Voilà l'histoire de Lia. Je me suis laissé entraîner à la conter un peu longuement parce qu'on n'est jamais mieux servi que par soi-même. Dans quelle mesure j'ai réussi à donner à cette histoire la forme dramatique; si elle est vraisemblable, si elle est cohérente, si elle est intéressante, si j'ai su y introduire, comme je l'eusse désiré, le _maximum_ d'analyse morale que supporte le théâtre, je l'ignore et je m'en remets à quelques-uns,--pas à tous, oh! non, du soin d'en décider.
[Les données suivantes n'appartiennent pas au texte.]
# turian/inverse-audio-synthesis

Measured on AMD Instinct MI355X. Metric: audio-seconds rendered+lossed/sec (whole node), batch=128 4s@44.1kHz, higher is better.
Workload: dtype f32; 1 GPU; BASELINE configs[1]: torchsynth-style Voice render + PQMF(3) analysis + mel-L1 loss, batch 128 x 4 s @ 44100 Hz per GPU; batch_per_gpu=128, samples_per_voice=176400, launch=hipgraph, streams=5, pipelined=True

## Files before the change

inverse-audio-synthesis_amd/csrc/voice_ctrl_kernels.hip:

```cpp
#define IAS_CTL_NO_LIBM
#include "voice_math.h"
#include "wave_ops.h"
#include "voice_table.h"

#define CS_THREADS 256
#define CS_WAVES (CS_THREADS / 64)
#define CS_KERNEL __global__ __launch_bounds__(CS_THREADS) __attribute__((amdgpu_num_vgpr(28)))

__constant__ IasParamRange c_cs_table[IAS_NPARAMS] = IAS_PARAM_TABLE_INIT;
__device__ const double g_cs_tab[IAS_CTL_TAB_DOUBLES] = IAS_CTL_TAB_INIT;

__device__ __forceinline__ void cs_stage_table(double* s_tab) {
  for (int i = threadIdx.x; i < IAS_CTL_TAB_DOUBLES; i += CS_THREADS) s_tab[i] = g_cs_tab[i];
}
__device__ __forceinline__ float cs_mapped(const float* __restrict__ params01, int b, int idx, const double* s_tab) {
  const IasParamRange r = c_cs_table[idx];
  return ias_map_param(params01[(size_t)b * IAS_NPARAMS + idx], (float)r.lo, (float)r.span, (float)r.curve, r.symmetric, s_tab);
}
__device__ __forceinline__ int cs_adsr_base(int a) {
  switch (a) {
    case 0: return IAS_P_ADSR_1_ATTACK;
    case 1: return IAS_P_ADSR_2_ATTACK;
    case 2: return IAS_P_LFO_1_AMP_ADSR_ATTACK;
    case 3: return IAS_P_LFO_2_AMP_ADSR_ATTACK;
    case 4: return IAS_P_LFO_1_RATE_ADSR_ATTACK;
    default: return IAS_P_LFO_2_RATE_ADSR_ATTACK;
  }
}

CS_KERNEL void voice_env_slim_kernel(const float* __restrict__ params01, float* __restrict__ sig, int Tc, float control_rate) {
  __shared__ __attribute__((aligned(16))) double s_tab[IAS_CTL_TAB_DOUBLES];
  __shared__ float s_p[8];
  const int a = blockIdx.x, b = blockIdx.y, tid = threadIdx.x;
  cs_stage_table(s_tab);
  __syncthreads();
  if (tid < 5) s_p[tid] = cs_mapped(params01, b, cs_adsr_base(a) + tid, s_tab);
  if (tid == 5) s_p[5] = cs_mapped(params01, b, IAS_P_KEYBOARD_DURATION, s_tab);
  __syncthreads();
  IasAdsr e;
  e.attack = s_p[0]; e.decay = s_p[1]; e.sustain = s_p[2]; e.release = s_p[3]; e.alpha = s_p[4];
  const float note_on = s_p[5], eps = (float)IAS_EPS;
  if (tid == 0) s_p[6] = ias_adsr_heads(e, note_on, control_rate, eps, s_tab).decay_head;
  if (tid == 64) s_p[7] = ias_adsr_heads(e, note_on, control_rate, eps, s_tab).release_head;
  __syncthreads();
  IasAdsrHeads heads;
  heads.decay_head = s_p[6]; heads.release_head = s_p[7];
  float* out = sig + ((size_t)b * 8 + a) * Tc;
  for (int t = tid; t < Tc; t += CS_THREADS) out[t] = ias_adsr_headed(t, e, note_on, control_rate, eps, heads, s_tab);
}

CS_KERNEL void voice_lfo_slim_kernel(const float* __restrict__ params01, float* __restrict__ sig,
                                     float* __restrict__ dbg ,
                                     int Tc, float control_rate) {
  extern __shared__ __attribute__((aligned(16))) double cs_smem[];
  double* s_tab = cs_smem;
  double* s_sum = s_tab + IAS_CTL_TAB_DOUBLES;
  __shared__ double s_wtot[CS_WAVES];
  __shared__ float s_q[8];
  __shared__ float s_mode[8];
  const int l = blockIdx.x, b = blockIdx.y, tid = threadIdx.x, lane = tid & 63, wave = tid >> 6;
  const int qbase = (l == 0) ? IAS_P_LFO_1_FREQUENCY : IAS_P_LFO_2_FREQUENCY;
  cs_stage_table(s_tab);
  __syncthreads();
  if (tid < 8) s_q[tid] = cs_mapped(params01, b, qbase + tid, s_tab);
  __syncthreads();
  if (tid < 5) s_mode[tid] = ias_pow_ctl(s_q[3 + tid], IAS_LFO_EXPONENT_F, s_tab);
  const float freq = s_q[0], depth = s_q[1], phi = s_q[2];
  const float* rate_env = sig + ((size_t)b * 8 + 4 + l) * Tc;
  const float* amp_env = sig + ((size_t)b * 8 + 2 + l) * Tc;

  const int per_wave = ((Tc + CS_WAVES - 1) / CS_WAVES + 63) / 64 * 64;
  const int t_begin = min(wave * per_wave, Tc), t_end = min(t_begin + per_wave, Tc);
  double carry = 0.0;
  for (int t0 = t_begin; t0 < t_end; t0 += 64) {
    const int t = t0 + lane;
    double inc = 0.0;
    if (t < t_end) inc = (double)ias_lfo_inc(freq, depth, rate_env[t], control_rate);
    const double sc = wave_incl_scan(inc, lane) + carry;
    carry = __shfl(sc, 63, 64);
    if (t < t_end) s_sum[t] = sc;
  }
  if (lane == 0) s_wtot[wave] = carry;
  __syncthreads();
  double base = 0.0;
  for (int w = 0; w < wave; ++w) base += s_wtot[w];
  float mode[5];
  {
    const float sm = (float)((double)s_mode[0] + (double)s_mode[1] + (double)s_mode[2] + (double)s_mode[3] + (double)s_mode[4]);
#pragma unroll
    for (int k = 0; k < 5; ++k) mode[k] = ias_div(s_mode[k], sm);
  }
  float* out = sig + ((size_t)b * 8 + 6 + l) * Tc;
  for (int t = t_begin + lane; t < t_end; t += 64) {
    const double ph = base + s_sum[t];
    const float arg = ias_add((float)ph, phi);
    const float o = ias_mul(ias_lfo_shape_mix(arg, mode, s_tab), amp_env[t]);
    out[t] = o;
    if (dbg != nullptr) {
      dbg[((size_t)b * 10 + 6 + l) * Tc + t] = arg;
      dbg[((size_t)b * 10 + 8 + l) * Tc + t] = o;
    }
  }
}

CS_KERNEL void voice_modmix_slim_kernel(const float* __restrict__ params01, const float* __restrict__ sig,
                                        float* __restrict__ ctrl, IasVoiceConst* __restrict__ vconst,
                                        float* __restrict__ dbg, int Tc) {
  __shared__ __attribute__((aligned(16))) double s_tab[IAS_CTL_TAB_DOUBLES];
  __shared__ float s_w[20];
  __shared__ float s_p[IAS_NPARAMS];
  const int b = blockIdx.y, tid = threadIdx.x;
  cs_stage_table(s_tab);
  __syncthreads();
  if (tid < 20) s_w[tid] = cs_mapped(params01, b, IAS_P_MOD_MATRIX_ADSR_1_TO_VCO_1_PITCH + tid, s_tab);
  if (blockIdx.x == 0 && tid >= 64 && tid < 64 + IAS_NPARAMS) s_p[tid - 64] = cs_mapped(params01, b, tid - 64, s_tab);
  __syncthreads();
  const float* sb = sig + (size_t)b * 8 * Tc;
  const int t = blockIdx.x * CS_THREADS + tid;
  if (t < Tc) {
    const float e0 = sb[t], e1 = sb[Tc + t], l0 = sb[6 * Tc + t], l1 = sb[7 * Tc + t];
    float* out = ctrl + (size_t)b * IAS_NCTRL * Tc;
#pragma unroll
    for (int j = 0; j < IAS_NCTRL; ++j)
      out[j * Tc + t] = ias_dot4_cr(s_w[j], s_w[5 + j], s_w[10 + j], s_w[15 + j], e0, e1, l0, l1);
    if (dbg != nullptr) {
#pragma unroll
      for (int r = 0; r < 6; ++r) dbg[((size_t)b * 10 + r) * Tc + t] = sb[r * Tc + t];
    }
  }
  if (blockIdx.x == 0 && tid == 0) {
    const float* p = s_p;
    const float midi_f0 = p[IAS_P_KEYBOARD_MIDI_F0];
    IasVoiceConst vc;
    vc.f0_1 = ias_add(midi_f0, p[IAS_P_VCO_1_TUNING]);
    vc.depth_1 = p[IAS_P_VCO_1_MOD_DEPTH];
    vc.phi_1 = p[IAS_P_VCO_1_INITIAL_PHASE];
    vc.f0_2 = ias_add(midi_f0, p[IAS_P_VCO_2_TUNING]);
    vc.depth_2 = p[IAS_P_VCO_2_MOD_DEPTH];
    vc.phi_2 = p[IAS_P_VCO_2_INITIAL_PHASE];
    vc.kpart = ias_partials_k(midi_f0, vc.depth_2, s_tab);
    vc.shape = p[IAS_P_VCO_2_SHAPE];
    vc.shape_gain = ias_sub(1.0f, ias_div(vc.shape, 2.0f));
    vc.lvl0 = p[IAS_P_MIXER_VCO_1];
    vc.lvl1 = p[IAS_P_MIXER_VCO_2];
    vc.lvl2 = p[IAS_P_MIXER_NOISE];
    vc.pad[0] = vc.pad[1] = vc.pad[2] = vc.pad[3] = 0.0f;
    vconst[b] = vc;
  }
}

bool ias_voice_control_slim_ok(int Tc, int control_rate) {
  return Tc <= 4096 && (double)Tc / (double)control_rate <= 600.0;
}
int ias_voice_control_slim_launch(const float* params01, float* ctrl, void* vconst, float* sig, float* dbg, int B, int Tc,
                                  int control_rate, hipStream_t stream) {
  const size_t lds = sizeof(double) * (IAS_CTL_TAB_DOUBLES + (size_t)Tc);
  hipLaunchKernelGGL(voice_env_slim_kernel, dim3(6, B), dim3(CS_THREADS), 0, stream, params01, sig, Tc, (float)control_rate);
  hipLaunchKernelGGL(voice_lfo_slim_kernel, dim3(2, B), dim3(CS_THREADS), lds, stream, params01, sig, dbg, Tc, (float)control_rate);
  hipLaunchKernelGGL(voice_modmix_slim_kernel, dim3((Tc + CS_THREADS - 1) / CS_THREADS, B), dim3(CS_THREADS), 0, stream, params01,
                     (const float*)sig, ctrl, (IasVoiceConst*)vconst, dbg, Tc);
  return hipGetLastError() == hipSuccess ? IAS_OK : IAS_ERR_LAUNCH;
}
```

inverse-audio-synthesis_amd/csrc/voice_kernels.hip:

```cpp
#include <cstdio>
#include <cstdlib>
#include "voice_math.h"
#include "wave_ops.h"
#include "voice_trig.h"
#include "voice_table.h"

#define VOICE_THREADS 256
#define VOICE_WAVES (VOICE_THREADS / 64)
#define AUDIO_THREADS 256
#define AUDIO_WAVES (AUDIO_THREADS / 64)
#define VOICE_SPT 16
#define VOICE_TILE (AUDIO_THREADS * VOICE_SPT)

__constant__ IasParamRange c_param_table[IAS_NPARAMS] = IAS_PARAM_TABLE_INIT;


__device__ __forceinline__ float mapped_param(const float* __restrict__ params01, int b, int idx) {
  const IasParamRange r = c_param_table[idx];
  return ias_map_param(params01[(size_t)b * IAS_NPARAMS + idx], (float)r.lo, (float)r.span, (float)r.curve,
                       r.symmetric);
}

__device__ __forceinline__ int adsr_base(int a) {
  switch (a) {
// ... 436 lines not shown
      }
    }
    const float real = scale * (jf0 + (float)e);
    const float w1 = __builtin_amdgcn_fractf(real);
    voice_lds_cchar* cp = voice_ctrl_row(real, ctrl_biased);
    const voice_f2 qa = *(voice_lds_cfloat2*)(cp + 8), qb = *(voice_lds_cfloat2*)(cp + 24), qn = *(voice_lds_cfloat2*)(cp + 32);
    const float amp1 = fmaf(w1, qa.y, qa.x), amp2 = fmaf(w1, qb.y, qb.x), ampn = fmaf(w1, qn.y, qn.x);
    run1 += (double)inc1[e]; run2 += (double)inc2[e];
    const float arg1 = (float)run1 + vc.phi_1, arg2 = (float)run2 + vc.phi_2;
    float s2, c2, sgn;
    voice_sincos_sgn(arg2, s2, c2, sgn);
    const float th = voice_tanh_half_of_exp2arg(kexp * s2);
    const float v2 = th * fmaf(vc.shape, c2, sgn);
    float om = voice_cos(arg1) * amp1;
    om = fmaf(v2, amp2, om);
    om = fmaf(nz[e & 3], ampn, om);
    if (FAST || j0 + e < T) pk = fmaxf(pk, fabsf(om));
    o[e & 3] = om;
    if ((e & 3) == 3) {
      if (FAST) {
        *reinterpret_cast<float4*>(stage + lane * VOICE_SPT + 4 * ((e >> 2) ^ perm)) = make_float4(o[0], o[1], o[2], o[3]);
      } else {
        const int jq = j0 + e - 3;
#pragma unroll
        for (int x = 0; x < 4; ++x) if (jq + x < T) arow[jq + x] = o[x];
      }
      if ((e & (VOICE_GROUP - 1)) == VOICE_GROUP - 1) __builtin_amdgcn_sched_barrier(0);
    }
  }
  if (FAST) {
    const int dst = 4 * (lane ^ (lane >> 4));
#pragma unroll
    for (int q = 0; q < VOICE_SPT / 4; ++q)
      *reinterpret_cast<float4*>(arow + j_wave + q * 256 + dst) = *reinterpret_cast<const float4*>(stage + q * 256 + lane * 4);
  }
}

__device__ __forceinline__ float2 voice_ctrl_elem(const float* __restrict__ ctrl, const VoiceTile& t, int Tc, int i) {
  const int k = i / t.ncp, c = i - k * t.ncp;
  const float* crow = ctrl + ((size_t)t.b * IAS_NCTRL + k) * Tc;
  return make_float2(crow[t.c_lo + c], crow[min(t.c_lo + c + 1, Tc - 1)]);
}
__device__ __forceinline__ void voice_ctrl_put(char* dst, const VoiceTile& t, int i, float2 v, const IasVoiceConst& vc) {
  const int k = i / t.ncp, c = i - k * t.ncp;
  if (k == 1 || k == 3 || k == 4) {
    const float g = k == 1 ? vc.lvl0 : (k == 3 ? vc.lvl1 * vc.shape_gain : vc.lvl2);
    const float a = g * v.x;
    v = make_float2(a, g * v.y - a);
  }
  reinterpret_cast<float2*>(dst)[c * IAS_NCTRL + k] = v;
}

#define VOICE_WAVE_LOOKBACK (AUDIO_WAVES - 1)
#define VOICE_WAVE_PUBLISH (AUDIO_WAVES - 2)
template <int MATH, bool FMA_DIV>
__global__ __launch_bounds__(AUDIO_THREADS, VOICE_MIN_WAVES) __attribute__((amdgpu_num_vgpr(76))) void voice_audio_kernel(
    const float* __restrict__ ctrl, const IasVoiceConst* __restrict__ vconst,
    const float* __restrict__ noise, float* __restrict__ audio, unsigned long long* agg ,
    unsigned int* ticket_status ,
    unsigned* __restrict__ rowpeak, int T, int Tc, int ntiles, int nvoices, double inv_sample_rate, float sr_f,
    float sr_r, float scale, int maxctrl) {
  extern __shared__ __attribute__((aligned(16))) double dyn_smem_d[];
  double* s_tab = dyn_smem_d;
  float* s_stage = reinterpret_cast<float*>(dyn_smem_d + VOICE_TAB_DOUBLES);
  char* s_ctrl0 = reinterpret_cast<char*>(s_stage + VOICE_TILE);
  const int ctrl_bytes = maxctrl * VOICE_CTRL_ROW;
  __shared__ double s_wsum[2][2][AUDIO_WAVES];
  __shared__ double s_carry[2];
  __shared__ float s_max[AUDIO_WAVES];
  __shared__ int s_ticket;

  const int tid = threadIdx.x, lane = tid & 63, wave = tid >> 6;
  int my_counter = blockIdx.x % VOICE_NCOUNTERS, counters_tried = 0;
  if (tid == 0) s_ticket = voice_take_ticket(ticket_status, my_counter, counters_tried, ntiles, nvoices);
  if (MATH == VOICE_MATH_CR)
    for (int i = tid; i < IAS_EXP2_TAB_LEN; i += AUDIO_THREADS) s_tab[i] = g_exp2_tab[i];
  __syncthreads();

  VoiceTile cur = {}, next = {};
  bool have_cur = false;
  bool have_next = __builtin_amdgcn_readfirstlane(s_ticket) >= 0;
  float2 pre = make_float2(0.f, 0.f);
  if (have_next) {
    next = voice_tile_of(__builtin_amdgcn_readfirstlane(s_ticket), nvoices, T, Tc, scale);
    if (tid < IAS_NCTRL * next.ncp) pre = voice_ctrl_elem(ctrl, next, Tc, tid);
  }
  int slot = 0;
  float incC1[VOICE_SPT], incC2[VOICE_SPT];
  float incN1[VOICE_SPT], incN2[VOICE_SPT];
  double exC1 = 0.0, exC2 = 0.0, exN1 = 0.0, exN2 = 0.0;
#pragma unroll
  for (int e = 0; e < VOICE_SPT; ++e) { incC1[e] = incC2[e] = 0.0f; }

  while (have_cur || have_next) {
    gu64* row = (gu64*)(agg + ((size_t)cur.b * ntiles) * 2);
    VSTAMP(0);
    if (have_next) {
      char* dst = s_ctrl0 + (slot ^ 1) * ctrl_bytes;
      const IasVoiceConst vcp = vconst[next.b];
      if (tid < IAS_NCTRL * next.ncp) voice_ctrl_put(dst, next, tid, pre, vcp);
      for (int i = tid + AUDIO_THREADS; i < IAS_NCTRL * next.ncp; i += AUDIO_THREADS)
        voice_ctrl_put(dst, next, i, voice_ctrl_elem(ctrl, next, Tc, i), vcp);
    }
    unsigned long long early1 = VOICE_READY_BIT, early2 = VOICE_READY_BIT;
    if (have_cur) {
      if (wave == VOICE_WAVE_LOOKBACK && lane < cur.tile) {
        early1 = __hip_atomic_load(row + lane * 2, __ATOMIC_RELAXED, __HIP_MEMORY_SCOPE_AGENT);
        early2 = __hip_atomic_load(row + lane * 2 + 1, __ATOMIC_RELAXED, __HIP_MEMORY_SCOPE_AGENT);
      }
      if (cur.fast) {
        const int wave_u = __builtin_amdgcn_readfirstlane(wave);
        const float* nsrc = noise + (size_t)cur.b * T + cur.j_tile + wave_u * (64 * VOICE_SPT) + 4 * (lane ^ (lane >> 4));
#pragma unroll
        for (int q = 0; q < VOICE_SPT / 4; ++q)
          __builtin_amdgcn_global_load_lds((voice_glb_void*)(nsrc + q * 256),
                                           (voice_lds_void*)(s_stage + wave_u * (64 * VOICE_SPT) + q * 256), 16, 0, 0);
      }
    }
    __syncthreads();
    VSTAMP(1);
    unsigned after_raw = 0;
    int after_c = 0;
    if (have_next) {
      if (tid == 0) {
        after_c = my_counter;
        after_raw = __hip_atomic_fetch_add((gu32*)(ticket_status + after_c * 32), 1u, __ATOMIC_RELAXED, __HIP_MEMORY_SCOPE_AGENT);
      }
      const IasVoiceConst vcn = vconst[next.b];
#ifdef VOICE_SKIP_A
      if (false)
#else
      if (next.fast)
#endif
        voice_phase_a<MATH, FMA_DIV, true>(s_ctrl0 + (slot ^ 1) * ctrl_bytes, s_tab, vcn, next, T, inv_sample_rate, sr_f, sr_r,
                                           scale, incN1, incN2, exN1, exN2, s_wsum[slot ^ 1]);
#ifndef VOICE_ANALYZE_FULL_ONLY
      else
        voice_phase_a<MATH, FMA_DIV, false>(s_ctrl0 + (slot ^ 1) * ctrl_bytes, s_tab, vcn, next, T, inv_sample_rate, sr_f, sr_r,
                                            scale, incN1, incN2, exN1, exN2, s_wsum[slot ^ 1]);
#endif
      if (tid == 0) {
        const int nv_c = (nvoices - after_c + VOICE_NCOUNTERS - 1) / VOICE_NCOUNTERS;
        int tk = (after_c << 24) | (int)after_raw;
        if ((int)after_raw >= nv_c * ntiles) {
          my_counter = (my_counter + 1) % VOICE_NCOUNTERS;
          ++counters_tried;
          tk = voice_take_ticket(ticket_status, my_counter, counters_tried, ntiles, nvoices);
        }
        s_ticket = tk;
      }
    } else if (tid == 0) {
      s_ticket = -1;
    }
    VSTAMP(2);
    if (have_cur && wave == VOICE_WAVE_LOOKBACK) {
      double a1 = 0.0, a2 = 0.0;
      bool timeout = false;
      for (int t0 = 0; t0 < cur.tile; t0 += 64) {
        const int t = t0 + lane;
        unsigned long long x1 = VOICE_READY_BIT, x2 = VOICE_READY_BIT;
        if (t0 == 0) { x1 = early1; x2 = early2; }
        else if (t < cur.tile) { x1 = 0; x2 = 0; }
        unsigned spins = 0;
        bool ok = (x1 & x2 & VOICE_READY_BIT) != 0;
        while (!__all(ok)) {
          if (++spins > VOICE_SPIN_LIMIT) { timeout = true; break; }
          if (!ok) {
            x1 = __hip_atomic_load(row + t * 2, __ATOMIC_RELAXED, __HIP_MEMORY_SCOPE_AGENT);
            x2 = __hip_atomic_load(row + t * 2 + 1, __ATOMIC_RELAXED, __HIP_MEMORY_SCOPE_AGENT);
            ok = (x1 & x2 & VOICE_READY_BIT) != 0;
          }
          if (!__all(ok)) __builtin_amdgcn_s_sleep(VOICE_SPIN_SLEEP);
        }
        if (t < cur.tile) {
          a1 += __longlong_as_double((long long)(x1 & ~VOICE_READY_BIT));
          a2 += __longlong_as_double((long long)(x2 & ~VOICE_READY_BIT));
        }
      }
      a1 = wave_sum(a1); a2 = wave_sum(a2);
      if (lane == 0) {
        if (timeout) {
          a1 = a2 = __longlong_as_double(0x7ff8000000000000ll);
          __hip_atomic_store((gu32*)ticket_status + VOICE_NCOUNTERS * 32, 1u, __ATOMIC_RELAXED, __HIP_MEMORY_SCOPE_AGENT);
          __hip_atomic_store((gu32*)ticket_status - 32, 1u, __ATOMIC_RELAXED, __HIP_MEMORY_SCOPE_AGENT);
        }
        s_carry[0] = a1; s_carry[1] = a2;
      }
    }
    VSTAMP(3);
    __syncthreads();
    VSTAMP(4);
    if (have_next && wave == VOICE_WAVE_PUBLISH && lane < 2) {
      double a = 0.0;
      for (int w = 0; w < AUDIO_WAVES; ++w) a += s_wsum[slot ^ 1][lane][w];
      gu64* nrow_agg = (gu64*)(agg + ((size_t)next.b * ntiles) * 2);
      __hip_atomic_store(nrow_agg + next.tile * 2 + lane, (unsigned long long)__double_as_longlong(a) | VOICE_READY_BIT,
                         __ATOMIC_RELAXED, __HIP_MEMORY_SCOPE_AGENT);
    }
    const int t_after = __builtin_amdgcn_readfirstlane(s_ticket);
    const bool have_after = t_after >= 0;
    VoiceTile after = {};
    if (have_after) {
      after = voice_tile_of(t_after, nvoices, T, Tc, scale);
      if (tid < IAS_NCTRL * after.ncp) pre = voice_ctrl_elem(ctrl, after, Tc, tid);
    }
    if (have_cur) {
      const IasVoiceConst vc = vconst[cur.b];
      float pk = 0.0f;
#ifdef VOICE_SKIP_B
      if (false)
#else
      if (cur.fast)
#endif
        voice_phase_b<true>(s_ctrl0 + slot * ctrl_bytes, s_stage, vc, cur, noise + (size_t)cur.b * T, audio + (size_t)cur.b * T,
                            T, scale, incC1, incC2, exC1, exC2, s_carry, s_wsum[slot], pk);
#ifndef VOICE_ANALYZE_FULL_ONLY
      else
        voice_phase_b<false>(s_ctrl0 + slot * ctrl_bytes, s_stage, vc, cur, noise + (size_t)cur.b * T, audio + (size_t)cur.b * T,
                             T, scale, incC1, incC2, exC1, exC2, s_carry, s_wsum[slot], pk);
#endif
      pk = wave_max(pk);
      if (lane == 0) s_max[wave] = pk;
    }
    VSTAMP(5);
    __syncthreads();
    VSTAMP(6);
    if (have_cur && tid == 0) {
      float m = s_max[0];
      for (int w = 1; w < AUDIO_WAVES; ++w) m = fmaxf(m, s_max[w]);
      atomicMax(rowpeak + cur.b, __float_as_uint(m));
    }
    cur = next;
    have_cur = have_next;
    next = after;
    have_next = have_after;
    slot ^= 1;
#pragma unroll
    for (int e = 0; e < VOICE_SPT; ++e) { incC1[e] = incN1[e]; incC2[e] = incN2[e]; }
    exC1 = exN1; exC2 = exN2;
  }
}
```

Un éminent critique romantique,--qui semble avoir pris pour criterium de la valeur des pièces la somme de vigueur génésique dépensée par les personnages,--souhaitait tour à tour, en rendant compte de _l'Aînée_, que Lia s'abandonnât totalement aux bras de l'officier bleu, et qu'elle se noyât dans le lac. Je n'ai rien à répondre, sinon que je n'y ai pas songé et que, ayant voulu très expressément montrer une fille chaste et croyante, il m'était vraiment bien difficile d'accueillir l'idée soit de cette chute, soit de ce suicide.
L'histoire de Lia est, comme j'ai dit, toute la pièce. Mais à cette histoire j'ai cherché un «milieu» qui lui fût approprié. Il m'a paru qu'une âme comme celle de Lia, sérieuse et de forte vie intérieure, devait plus vraisemblablement se rencontrer dans le monde protestant. Et c'est de quoi les protestants devraient me remercier. Mon dessein exigeait, en outre, que Lia eût derrière elle toute une bande de petites soeurs, et c'est dans un foyer évangélique qu'elles pouvaient le plus vraisemblablement pulluler.--Mais, d'autre part, l'histoire morale de Lia, telle que j'en avais conçu le développement, impliquait un peu d'égoïsme et d'innocent pharisaïsme chez ses bons parents et, aussi, l'infortune conjugale de son beau-frère le pasteur. Et c'est de quoi j'ai pris mon parti, et de quoi se sont émues certaines personnes «de la religion».